姜小勺和锅灵走向光门,三个被驯服的怪物跟在后面,像是护送,又像是想跟着进去。
但在踏入光门的前一刻,姜小勺回头对它们说:“你们不能进去。归墟之地对你们来说太危险了。回时味居去吧,那里有好吃好喝的,还有愿意接纳你们的人。”
怪物们依依不舍,但还是听话地点头。餐具怪用刀叉手比了个“加油”的手势,汤圆怪滚过来蹭了蹭姜小勺的腿,豆腐脑怪分出一小块,变成护身符挂在他脖子上。
告别后,姜小勺和锅灵踏入了光门。
光芒吞没了一切。
再睁眼时,他们站在一片……废墟中。
不是想象中的高科技文明遗迹,也不是神秘的神殿,而是一片看起来普普通通的、像是某个古代村庄废墟的地方。残垣断壁,荒草丛生,只有中央有一口井——和时味居的井很像,但要大得多。
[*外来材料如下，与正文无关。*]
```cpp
std::vector<torch::Tensor> embedding_ln_bwd(
    torch::Tensor dy, torch::Tensor ids, torch::Tensor type_ids,
    torch::Tensor pos_ids, torch::Tensor word, torch::Tensor pos,
    torch::Tensor type_, torch::Tensor w, torch::Tensor mean,
    torch::Tensor rstd) {
  const int H = word.size(1);
  const long R = ids.numel();
  auto opts32 = word.options().dtype(torch::kFloat32);
  auto dword32 = torch::zeros({word.size(0), H}, opts32);
  auto dpos32 = torch::zeros({pos.size(0), H}, opts32);
  auto dtype32 = torch::zeros({type_.size(0), H}, opts32);
  auto dlnw32 = torch::zeros({H}, opts32);
  auto dlnb32 = torch::zeros({H}, opts32);
  auto dsum_ws = torch::empty({R, (long)H}, word.options());
  auto stream = at::hip::getCurrentHIPStream();
  const int rows_per_chunk = 16;
  const int chunks = (int)((R + rows_per_chunk - 1) / rows_per_chunk);
  DISPATCH_FLOAT_TYPES(word.scalar_type(), "embedding_ln_bwd", [&] {
    hipLaunchKernelGGL((emb_ln_bwd_scatter_kernel<scalar_t>), dim3(R),
                       dim3(WAVE), 0, stream,
                       (const scalar_t*)dy.data_ptr(), ids.data_ptr<long>(),
                       type_ids.data_ptr<long>(), pos_ids.data_ptr<long>(),
                       (const scalar_t*)word.data_ptr(),
                       (const scalar_t*)pos.data_ptr(),
                       (const scalar_t*)type_.data_ptr(),
                       (const scalar_t*)w.data_ptr(), mean.data_ptr<float>(),
                       rstd.data_ptr<float>(), dword32.data_ptr<float>(),
                       (scalar_t*)dsum_ws.data_ptr(), H);
    dim3 gridc((H + 255) / 256, chunks);
    hipLaunchKernelGGL((emb_ln_bwd_small_table_kernel<scalar_t>), gridc,
                       dim3(256), 0, stream,
                       (const scalar_t*)dsum_ws.data_ptr(),
                       pos_ids.data_ptr<long>(), dpos32.data_ptr<float>(),
                       (int)R, H, rows_per_chunk, (int)pos.size(0));
    hipLaunchKernelGGL((emb_ln_bwd_small_table_kernel<scalar_t>), gridc,
                       dim3(256), 0, stream,
                       (const scalar_t*)dsum_ws.data_ptr(),
                       type_ids.data_ptr<long>(), dtype32.data_ptr<float>(),
                       (int)R, H, rows_per_chunk, (int)type_.size(0));
    hipLaunchKernelGGL((emb_ln_bwd_dwdb_kernel<scalar_t>), gridc, dim3(256),
                       0, stream,
                       (const scalar_t*)dy.data_ptr(), ids.data_ptr<long>(),
                       type_ids.data_ptr<long>(), pos_ids.data_ptr<long>(),
                       (const scalar_t*)word.data_ptr(),
                       (const scalar_t*)pos.data_ptr(),
                       (const scalar_t*)type_.data_ptr(),
                       mean.data_ptr<float>(), rstd.data_ptr<float>(),
                       dlnw32.data_ptr<float>(), dlnb32.data_ptr<float>(),
                       (int)R, H, rows_per_chunk);
  });
  auto dt = word.scalar_type();
  return {dword32.to(dt), dpos32.to(dt), dtype32.to(dt), dlnw32.to(dt),
          dlnb32.to(dt)};
}
```
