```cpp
#define QT_QUAD_DISPATCH(p, ...)                              \
  if ((p).integrator == QUATTRO_INTEGRATOR_EULER) {           \
    constexpr bool RK4 = false;                               \
    __VA_ARGS__;                                              \
  } else if ((p).integrator == QUATTRO_INTEGRATOR_RK4) {      \
    constexpr bool RK4 = true;                                \
    __VA_ARGS__;                                              \
  } else {                                                    \
    return QUATTRO_ERR_UNSUPPORTED;                           \
  }

int quattro_launch_simulate_quad(const quattro_model_params& p, const float* x0, const float* u, int B, int N, float* x,
                                 double* cost, hipStream_t stream) {
  const long long tot = (long long)B * 4;
  QT_QUAD_DISPATCH(p, hipLaunchKernelGGL((simulate_quad_kernel<RK4>), dim3((unsigned)((tot + 63) / 64)), dim3(64), 0,
                                         stream, p, x0, u, B, N, x, cost));
  return hipGetLastError() == hipSuccess ? QUATTRO_OK : QUATTRO_ERR_LAUNCH;
}

int quattro_launch_rollout_quad(const quattro_model_params& p, const float* x_nom, const float* u_nom, const float* K,
                                const float* k, const float* alphas, int n_alpha, int B, int N, float* x_new,
                                float* u_new, double* cost, const int32_t* active, hipStream_t stream) {
  AlphaList al;
  for (int i = 0; i < QUATTRO_MAX_ALPHAS; ++i) al.a[i] = i < n_alpha ? alphas[i] : 0.0f;
  const long long tot = (long long)B * 32;
  QT_QUAD_DISPATCH(p, hipLaunchKernelGGL((rollout_quad_kernel<RK4>), dim3((unsigned)((tot + 63) / 64)), dim3(64), 0,
                                         stream, p, x_nom, u_nom, K, k, al, n_alpha, B, N, x_new, u_new, cost, active));
  return hipGetLastError() == hipSuccess ? QUATTRO_OK : QUATTRO_ERR_LAUNCH;
}

int quattro_launch_linesearch_quad(const quattro_model_params& p, float* x_nom, float* u_nom, const float* K,
                                   const float* k, const float* alphas, int n_alpha, int B, int N, double tol,
                                   double* cost, int32_t* alpha_idx, int32_t* active, int32_t* iters, float* scratch,
                                   hipStream_t stream) {
  AlphaList al;
  for (int i = 0; i < QUATTRO_MAX_ALPHAS; ++i) al.a[i] = i < n_alpha ? alphas[i] : 0.0f;
  const long long tot = (long long)B * 32;
  QT_QUAD_DISPATCH(p, hipLaunchKernelGGL((linesearch_quad_kernel<RK4>), dim3((unsigned)((tot + 63) / 64)), dim3(64), 0,
                                         stream, p, x_nom, u_nom, K, k, al, n_alpha, B, N, tol, cost, alpha_idx, active,
                                         iters, scratch));
  return hipGetLastError() == hipSuccess ? QUATTRO_OK : QUATTRO_ERR_LAUNCH;
}
```

### quattro-transformer-ilqr_amd/csrc/rollout_quad_body.h

```cpp
#pragma once
#include "models_device.h"

namespace {

constexpr int NX = 12, NU = 4, CS = 16;

#define QT_QP(a, b, c, d) ((a) | ((b) << 2) | ((c) << 4) | ((d) << 6))
template <int CTRL>
__device__ __forceinline__ float quad_perm(float v) {
  return __builtin_bit_cast(float, __builtin_amdgcn_update_dpp(0, __builtin_bit_cast(int, v), CTRL, 0xf, 0xf, true));
}
template <int I>
__device__ __forceinline__ float quad_bcast(float v) {
  return quad_perm<QT_QP(I, I, I, I)>(v);
}
__device__ __forceinline__ double quad_sum(double v) {
  v += __shfl_xor(v, 1);
  v += __shfl_xor(v, 2);
  return v;
}

struct LaneConst {
  bool is0, is1;
  int a, j;
  float qw[4], qfw[4], xr[4];
  float rj;
  float tc[4];
  float gy, gz, inv_mass, dt;
  __device__ __forceinline__ float sel(float v0, float v1, float v2) const { return is0 ? v0 : (is1 ? v1 : v2); }
};

__device__ __forceinline__ LaneConst lane_const(const quattro_model_params& p, int j) {
  LaneConst L;
  L.j = j;
  L.a = j == 3 ? 0 : j;
  L.is0 = L.a == 0;
  L.is1 = L.a == 1;
  const float live = j == 3 ? 0.0f : 1.0f;
#pragma unroll
  for (int g = 0; g < 4; ++g) {
    L.qw[g] = live * L.sel(p.q[3 * g], p.q[3 * g + 1], p.q[3 * g + 2]);
    L.qfw[g] = live * L.sel(p.qf[3 * g], p.qf[3 * g + 1], p.qf[3 * g + 2]);
    L.xr[g] = L.sel(p.x_ref[3 * g], p.x_ref[3 * g + 1], p.x_ref[3 * g + 2]);
  }
  L.rj = p.r[j];
  const float Ix = p.phys[1], Iy = p.phys[2], Iz = p.phys[3], arm = p.phys[4], kyaw = p.phys[6];
  const float s0 = L.sel(-1.0f, 1.0f, 1.0f), s1 = L.sel(1.0f, 1.0f, -1.0f), s2 = L.sel(1.0f, -1.0f, 1.0f),
              s3 = L.sel(-1.0f, -1.0f, -1.0f);
  const float gain = L.sel(arm / Ix, arm / Iy, kyaw / Iz);
  L.tc[0] = s0 * gain; L.tc[1] = s1 * gain; L.tc[2] = s2 * gain; L.tc[3] = s3 * gain;
  L.gy = L.sel((Iy - Iz) / Ix, (Iz - Ix) / Iy, (Ix - Iy) / Iz);
  L.gz = L.sel(0.0f, 0.0f, -p.phys[5]);
  L.inv_mass = 1.0f / p.phys[0];
  L.dt = p.dt;
  return L;
}
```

井边立着一块石碑,上面刻着字。姜小勺走近看,是十三文明的文字,但他现在能看懂了:
“归墟之地,文明终点,亦是起点。后来者,若你集齐十三印记,领悟厨神之心,便可在此获得‘重新开始’的机会。但请注意,机会只有一次,选择不可逆转。”
“选择?”锅灵问,“什么选择?”
石碑上的字开始变化,浮现出新的内容:
“选择一:继承文明遗产,成为新的守护者,延续播种计划。”
“选择二:重启文明火种,让消亡的文明获得新生。”
“选择三:关闭饕餮系统,让一切回归平凡。”
三个选择,三种完全不同的未来。
姜小勺还没想清楚,井水突然波动起来。从井中,缓缓升起一个虚影——是时迁,但比之前的投影更加凝实,几乎像是真人。
“你来了,小勺,”时迁微笑着,“我就知道,你会走到这里。”
“时迁前辈……您还活着?”姜小勺惊喜道。
“算是吧,以意识体的形式存在,”时迁看向四周的废墟,“这里,就是我们文明的最后痕迹。三万年前,我们走到了终点。为了不让文明彻底消失,我们创造了饕餮系统,播撒到各个时空,希望能找到‘重生’的可能。”
“那三个选择……”
“是我们留下的最后考题,”时迁说,“选择没有对错,只有适合与否。但我建议你先看看,我们文明的故事。”
他伸手一指,废墟上空浮现出全息影像。影像中,一个辉煌的文明展现在眼前:高楼大厦不是金属,而是生长出来的植物;交通工具不是机械,而是驯化的生物;而最引人注目的,是遍布城市的公共厨房——每个人都可以在那里做饭、分享、交流。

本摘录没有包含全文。